Now in the traditional Catholic theory of the State, the State is the juridical and moral person that exercises God-given temporal authority over a given populace in a given territory. The State’s proper end is the building-up of the common good, and with it the upholding of justice—it must legislate in accordance with the eternal moral law, discernible by the light of natural reason. ‘Thou shalt not’ is exactly what the State should be saying sometimes, perhaps even most of the time. But for Mr. Leane, the State wields not a sword, as St. Paul put it, but a mirror—it simply serves the populace directly rather than serving God or serving the common good directly, and the populace only indirectly. Thus the very meaning of the State’s authority is subverted. What Mr. Leane is advocating here is a naked positivism whereby the State simply indulges the populace in whatever debauchery takes its fancy, so long as a majority can agree on it.
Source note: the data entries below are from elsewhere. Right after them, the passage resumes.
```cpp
template<uint32_t F>
__global__ __launch_bounds__(kBlockThreads, LR_MIN_WAVES) void megapool_kernel(DScenePtr scene_ptr, RenderArgs args) {
    const DScene &scene = *(const DScene *)scene_ptr;
    constexpr bool COUNT = (F & kFeatCount) != 0u, PCG = (F & kFeatGeneric) != 0u, ENV = (F & kFeatEnv) != 0u,
                   ALPHA = (F & kFeatAlpha) != 0u, DISNEY = (F & kFeatDisney) != 0u, WF = (F & kFeatWf) != 0u, CONT = (F & kFeatCont) != 0u;
    static_assert((F & kFeatPool) != 0u, "a pool variant");
    static_assert(kPoolParkedWords == 5u, "the shading block parks five words on top of a lane's stack (below): lrhip_upload_scene bounds the BVH depth with this constant");
    static_assert((F & (kFeatMix | kFeatLayered | kFeatAux | kFeatVpt | kFeatNest)) == 0u, "the pool scheduler exists for the lean kernels (closures inline)");
    static_assert(!WF || !DISNEY, "a wavefront variant is a lean kernel: the heavy closures live in heavy_kernel.h");
    static_assert(!CONT || WF, "the continuation pass exists in wavefront mode only");
    constexpr uint32_t SAMPLER_WORDS = PathSampler<PCG>::kSavedWords;
#ifdef LR_ONLY_SAMPLER
    constexpr bool PADDED = PCG && (LR_ONLY_SAMPLER) == LR_SAMPLER_PADDED_SOBOL;
#else
    constexpr bool PADDED = false;
#endif
    static_assert(PADDED == ((F & kFeatPadded) != 0u) || (F & kFeatPadded) == 0u, "a kFeatPadded kernel: generic sampler, LR_ONLY_SAMPLER = PaddedSobol");
    constexpr uint32_t QUADS = PADDED ? 4u : pool_quads<PCG>();
    constexpr bool RIDE = LR_POOL_SHADOW_RIDE != 0 && !WF;
    constexpr uint32_t RECORD = QUADS + (RIDE ? 1u : 0u);
    static_assert(RECORD <= kPoolRecordQuadsMax, "ensure_pool sizes the records");
    __shared__ uint32_t s_stack[kStackLds * kBlockThreads];
    __shared__ float4 s_stage[kWavesPerBlock * kStageWave];
#if LR_POOL_PARK_ON_STACK == 0
    __shared__ uint32_t s_park[5u * kBlockThreads];
    static_assert(kStackLds + 5u <= 16u, "the parking area is carved out of the round 1-3 stack: compile such pool variants with LR_STACK_LDS <= 11");
#endif
    __shared__ unsigned long long s_film[CONT ? 1u : kWavesPerBlock * 192u];
#ifdef LR_STALL_PROBE
    __shared__ uint32_t s_probe[kWavesPerBlock * kProbeWords];
    if ((threadIdx.x & 63u) < kProbeWords) { s_probe[(threadIdx.x >> 6u) * kProbeWords + (threadIdx.x & 63u)] = 0u; }
    const auto probe_wave = (F & kFeatCount) != 0u && (blockIdx.x % 9u) == 0u && __builtin_amdgcn_readfirstlane(threadIdx.x >> 6u) == ((blockIdx.x / 9u) & 3u);
#endif
    const auto tid = threadIdx.x;
    const auto lane = tid & 63u;
    const auto gtid = blockIdx.x * kBlockThreads + tid;
    const auto wave_in_block = __builtin_amdgcn_readfirstlane(tid >> 6u);
    TraversalStack stack{s_stack + tid, args.spill + gtid, args.total_threads, s_stage + wave_in_block * kStageWave};
    const auto film_tile = s_film + (CONT ? 0u : wave_in_block * 192u);
    const auto state_of = [&](uint32_t side, uint32_t quad) { return args.pool + static_cast<size_t>(side * RECORD + quad) * args.total_threads + gtid; };
    const auto state_load = [&](uint32_t side, uint32_t quad) { return *state_of(side, quad); };
    const auto state_store = [&](uint32_t side, uint32_t quad, float4 v) { *state_of(side, quad) = v; };
// ... 116 lines not shown
                    const auto q3 = state_load(side, 3u);
                    const auto depth = dp & 0xffffu;
                    const auto first_rr = scene.rr_depth == 0u ? 0u : scene.rr_depth - 1u;
                    const auto dimension = (scene.camera.kind == LR_CAMERA_THIN_LENS ? 4u : 2u) + 6u * depth + (depth > first_rr ? depth - first_rr : 0u) + 3u * stage;
                    uint32_t words[kWfSamplerWordsMax] = {__float_as_uint(q3.z), 0u, dimension, __float_as_uint(q3.w)};
                    sampler.restore(scene, words);
                    return;
                }
                const auto q3 = state_load(side, 3u);
                uint32_t words[kWfSamplerWordsMax] = {word0, __float_as_uint(q3.z), __float_as_uint(q3.w), __float_as_uint(state_load(side, QUADS - 1u).x)};
                sampler.restore(scene, words);
            };
            const auto sampler_leave = [&]() {
                if (PADDED) { return; }
                uint32_t words[kWfSamplerWordsMax] = {0u, 0u, 0u, 0u};
                sampler.save(words);
                word0 = words[0];
                state_store(side, 2u, make_float4(Li.x, Li.y, Li.z, __uint_as_float(words[0])));
                const auto q3 = state_load(side, 3u);
                state_store(side, 3u, make_float4(q3.x, q3.y, __uint_as_float(words[1]), __uint_as_float(words[2])));
                state_store(side, QUADS - 1u, make_float4(__uint_as_float(words[3]), 0.f, 0.f, 0.f));
            };
            auto sampler_left = false;
            if (path_open) {
                const auto q0 = state_load(side, 0u), q1 = state_load(side, 1u), q2 = state_load(side, 2u);
                nee = mk3(q0.x, q0.y, q0.z), pdf_bsdf = q0.w;
                beta = mk3(q1.x, q1.y, q1.z);
                const auto packed = __float_as_uint(q1.w);
                dp = packed & (RIDE ? 0x7fffffu : 0x3fffffu);
                Li = mk3(q2.x, q2.y, q2.z);
                word0 = __float_as_uint(q2.w);
                if (!LEAN_STATE) { load_ids(); }
                if (!PCG) {
                    uint32_t words[kWfSamplerWordsMax] = {word0, 0u, 0u, 0u};
                    sampler.restore(scene, words);
                }
            }
            auto want_shadow = false, want_closest = false;
            unsigned long long t_closure_sum = 0ull;
#ifdef LR_STALL_PROBE
            uint32_t t_lobe = 0u, t_eval = 0u, t_sample = 0u, t_hit = 0u, t_light = 0u;
            const auto probe_clock = []() { return static_cast<uint32_t>(__builtin_readcyclecounter()); };
            const auto t_block = probe_clock();
#endif
            auto park_kind = kInvalid;
            if (path_open) {
// ... 5 lines not shown
                    LR_POOL_FILM_ADD(Li, __float_as_uint(ids.x), __float_as_uint(ids.y), __float_as_uint(ids.z));
                    Li = mk3(0.f), nee = mk3(0.f);
                    dp &= ~kPoolPending;
                }
                if (traced_closest) {
                    if (COUNT) { local.shade_busy++; }
                    const auto wo = -rd;
                    const auto hit_valid = hit_tri != kInvalid;
                    auto u_light_selection = 0.f, u_lobe = 0.f, u_rr = 0.f;
                    f2 u_light_surface{0.f, 0.f}, u_bsdf{0.f, 0.f};
                    const auto rr = (dp & 0xffffu) + 1u >= scene.rr_depth;
                    if (!hit_valid && scene.env_kind != kEnvNone) {
                        f3 L = mk3(scene.env_L[0], scene.env_L[1], scene.env_L[2]);
                        auto pdf = kInvPi * 0.25f;
                        if (ENV && scene.env_kind != kEnvConstant) { env_evaluate(scene, rd, L, pdf); }
                        Li += beta * L * balance(pdf_bsdf, pdf * scene.env_prob);
                    }
                    SurfacePoint it;
                    auto has_surface = false;
#ifdef LR_STALL_PROBE
                    const auto t_h0 = probe_clock();
#endif
                    if (hit_valid) {
                        reconstruct_baked(scene, hit_tri, hit_u, hit_v, it);
                        it.back_facing = dot(wo, it.ng) < 0.0f;
                        if (COUNT) { local.surface_hits++; }
                        if (scene.has_lights && (it.flags & LR_SHAPE_HAS_LIGHT)) {
                            f3 L;
                            float pdf;
                            const auto prim = reinterpret_cast<const uint32_t *>(scene.shade_tris + hit_tri)[29];
                            light_evaluate(scene, it, prim, ro, L, pdf);
                            pdf *= (1.f - scene.env_prob) / static_cast<float>(scene.light_count);
                            Li += beta * L * balance(pdf_bsdf, pdf);
                        }
                        has_surface = (it.flags & LR_SHAPE_HAS_SURFACE) != 0u;
                    }
                    if (WF && has_surface) {
                        const auto heavy_kind = (it.flags >> 10u) & 3u;
                        if (heavy_kind != 0u) { park_kind = heavy_kind - 1u, has_surface = false; }
                    }
                    if (WF) {
                        if (lr_any(park_kind != kInvalid)) {
                            unsigned long long kind_mask[kWfKinds];
#pragma unroll
                            for (auto k = 0u; k < kWfKinds; k++) { kind_mask[k] = lr_ballot(park_kind == k); }
                            static_assert(kWfKinds == 3u, "three closure kinds");
                            const auto my_mask = park_kind == 0u ? kind_mask[0] : (park_kind == 1u ? kind_mask[1] : (park_kind == 2u ? kind_mask[2] : 0ull));
                            auto reserved = 0u;
                            if (my_mask != 0ull && lane == static_cast<uint32_t>(__ffsll(static_cast<long long>(my_mask))) - 1u) {
                                reserved = atomicAdd(scene.wf.counts + kWfCountHeavy + park_kind, static_cast<uint32_t>(__popcll(my_mask)));
                            }
#pragma unroll
                            for (auto k = 0u; k < kWfKinds; k++) {
                                const auto mask = kind_mask[k];
// ... 16 lines not shown
                            }
                        }
                    }
#ifdef LR_STALL_PROBE
                    asm volatile("" : "+v"(it.p.x), "+v"(it.ng.x), "+v"(Li.x));
                    const auto t_h1 = probe_clock();
                    t_hit = t_h1 - t_h0;
#endif
                    if (has_surface) {
                        if (COUNT) { local.path_length_sum++, local.nee_samples++; }
                        if constexpr (PADDED && LR_PADDED_DRAWS_OUT_OF_LINE != 0) {
                            sampler_take(0u);
                            const auto r = padded_draws(&scene, sampler.lo, sampler.w3, sampler.w2, false);
                            u_light_selection = r.a, u_light_surface = f2{r.b, r.c};
                        } else {
                            if (PCG) { sampler_take(0u); }
                            u_light_selection = sampler.next_1d();
                            u_light_surface = sampler.next_2d();
                            if (PCG) { sampler_leave(), sampler_left = !PADDED; }
                        }
#if LR_LIGHT_OUT_OF_LINE
                        const auto pick = sample_one_light_call<ENV>(&scene, it.p, it.ng, it.shading.n, it.offset_bits, u_light_selection, u_light_surface.x, u_light_surface.y);
#else
                        const auto pick = sample_one_light<ENV>(scene, it, u_light_selection, u_light_surface);
#endif
                        shadow = pick.shadow;
#ifdef LR_STALL_PROBE
                        asm volatile("" : "+v"(shadow.o.x), "+v"(shadow.d.x));
#endif
                        const auto t_closure = COUNT ? __builtin_readcyclecounter() : 0ull;
#ifdef LR_STALL_PROBE
                        t_light = static_cast<uint32_t>(t_closure) - t_h1;
#endif
                        const LobeTables tables{scene.closures, scene.surfaces, scene.textures, scene.texels};
                        DClosure closure;
                        Frame sh;
                        load_lobe(tables, it.uv, it.ng, wo, (it.tags >> 12u) & 4095u, it.shading, closure, sh);
#ifdef LR_STALL_PROBE
                        asm volatile("" : "+v"(closure.c0[0]), "+v"(closure.s0), "+v"(sh.n.x));
                        const auto t_l1 = probe_clock();
                        t_lobe = t_l1 - static_cast<uint32_t>(t_closure);
#endif
                        if (pick.pdf > 0.0f) {
                            const auto eval = closure_evaluate<DISNEY>(closure, sh, it.ng, wo, shadow.d);
                            const auto w = balance(pick.pdf, eval.pdf) / pick.pdf;
                            nee = w * beta * eval.f * pick.L;
                            want_shadow = nee.x != 0.f || nee.y != 0.f || nee.z != 0.f;
// ... 278 lines not shown
```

One can hardly be surprised at this sort of madness taking root in the corridors of power, though, when many of Mr. Leane’s electors no doubt would agree with him. One suspects that this sort of positivism and utilitarianism is rampant among Westerners, and one wonders, then, whether universal suffrage is really the best way to choose a government. Look at the recent comment of MgS when I begged her to give me some clue as to what she understands by justice:

justice is largely a part of the broader social contract that is the society in which one lives.
(http://cardinalpole.blogspot.com/2008/10/on-revenge-and-retribution-plus-request.html)
So justice, far from being a virtue on which all other goods hinge (hence its status as a cardinal virtue), itself hinges on the whim of society. Justice becomes whatever the majority (or whatever decision rule is used) wants it to be; there is no longer any question of trying to discern unchanging moral standards against which to evaluate right and wrong. Positivism, utilitarianism and relativism are the order of the day, even to the extent of forcing people to disobey their consciences. This is what we are up against.

Reginaldvs Cantvar
Feast of St. Callistus, Pope, Martyr, 2008 A.D.

Monday, September 1, 2008

Fr. Zuhlsdorf, human rights and the State

Rev. Fr. John T. Zuhlsdorf has posted some interesting remarks regarding human rights and the State on his blog. I reproduce them here in full:
I am irritated by something I have heard over the last couple days.

The pols and newsies keep talking about the anniversary of "giving women the right to vote" in the USA.

No!

Women always had the right to vote.

Their right to vote was finally recognized.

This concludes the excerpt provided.